§ Supplied information:
╭──

## Stage contiguous read bytes cooperatively per wave through LDS before packing

For short-read kernels (NCH 4 or 5) on the first step, each wavefront loads the contiguous byte span covering its 64 reads with coalesced 16-byte loads. It packs the bases into 2-bit words in the dedup/memo LDS region and records per-piece masks for N or invalid bases. Lanes whose read is clean then assemble their forward chunks from LDS, and only the reverse complement is computed per lane. This replaces scattered, misaligned per-lane global loads, at the cost of extra ballots, wave barriers, reuse of LDS, and a fallback path when reads are not contiguous or contain Ns. It is enabled by default through an environment variable.

```diff
diff --git a/kit4b_amd/csrc/k4_align.hip b/kit4b_amd/csrc/k4_align.hip
--- a/kit4b_amd/csrc/k4_align.hip
+++ b/kit4b_amd/csrc/k4_align.hip
@@ -286,8 +286,7 @@
 }
 
 template <int NCH>
-K4_DEV uint32_t k4d_pack_read(const uint8_t* __restrict__ src, int len, uint64_t* col, uint32_t& n_ns) {
-  constexpr int NW = NCH + 1;
+K4_DEV uint32_t k4d_pack_fwd(const uint8_t* __restrict__ src, int len, uint64_t* col, uint32_t& n_ns) {
   uint32_t fl = 0;
   n_ns = 0;
   const uint32_t sh = (uint32_t)(reinterpret_cast<uintptr_t>(src) & 3);
@@ -327,8 +326,14 @@
     }
     col[c * K4_BS(NCH)] = acc;
   }
+  if (n_ns) fl |= K4_RF_HAS_N;
+  return fl;
+}
+
+template <int NCH>
+K4_DEV void k4d_pack_rc(int len, uint64_t* col) {
+  constexpr int NW = NCH + 1;
   col[NCH * K4_BS(NCH)] = 0;
-  if (n_ns) fl |= K4_RF_HAS_N;
 #pragma unroll
   for (int c = 0; c < NCH; c++) {
     uint64_t r = 0;
@@ -346,7 +351,108 @@
     col[(NW + c) * K4_BS(NCH)] = r;
   }
   col[(NW + NCH) * K4_BS(NCH)] = 0;
+}
+
+template <int NCH>
+K4_DEV uint32_t k4d_pack_read(const uint8_t* __restrict__ src, int len, uint64_t* col, uint32_t& n_ns) {
+  const uint32_t fl = k4d_pack_fwd<NCH>(src, len, col, n_ns);
+  k4d_pack_rc<NCH>(len, col);
   return fl;
+}
+
+#define K4_STAGE_WORDS (K4_DEDUP_CAP * 64 + 2 * 128)
+#define K4_STAGE_MASKS 12
+#ifndef K4_STAGE_BATCH
+#define K4_STAGE_BATCH 4
+#endif
+#define K4_STAGE_PIECES (K4_STAGE_WORDS - 2 * K4_STAGE_MASKS)
+static_assert(K4_STAGE_PIECES >= (64 * 150 + 15 + 15) / 16, "64 reads of 150 bp at any alignment must fit");
+static_assert((K4_STAGE_PIECES + 63) / 64 + 1 <= K4_STAGE_MASKS && K4_STAGE_PIECES % 2 == 0, "mask words");
+
+template <int NCH>
+K4_DEV int k4d_stage_at(int w, int wave) {
+  const int g = w >> 6, h = g - K4_DEDUP_CAP;
+  const int row = h < 0 ? g * K4_BS(NCH) + wave * 64 : (K4_DEDUP_CAP + 2 * (h >> 1)) * K4_BS(NCH) + wave * 128 + (h & 1) * 64;
+  return row + (w & 63);
+}
+
+K4_DEV uint32_t k4d_pack4(uint32_t d) { return (d & 0x03030303u) * 0x40100401u; }
+
+template <int NCH>
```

╰──

§ Work required: Working from the listing above, pick out every line that has "define" and copy it.

§ Expected answer:
+#define K4_STAGE_WORDS (K4_DEDUP_CAP * 64 + 2 * 128)
+#define K4_STAGE_MASKS 12
+#define K4_STAGE_BATCH 4
+#define K4_STAGE_PIECES (K4_STAGE_WORDS - 2 * K4_STAGE_MASKS)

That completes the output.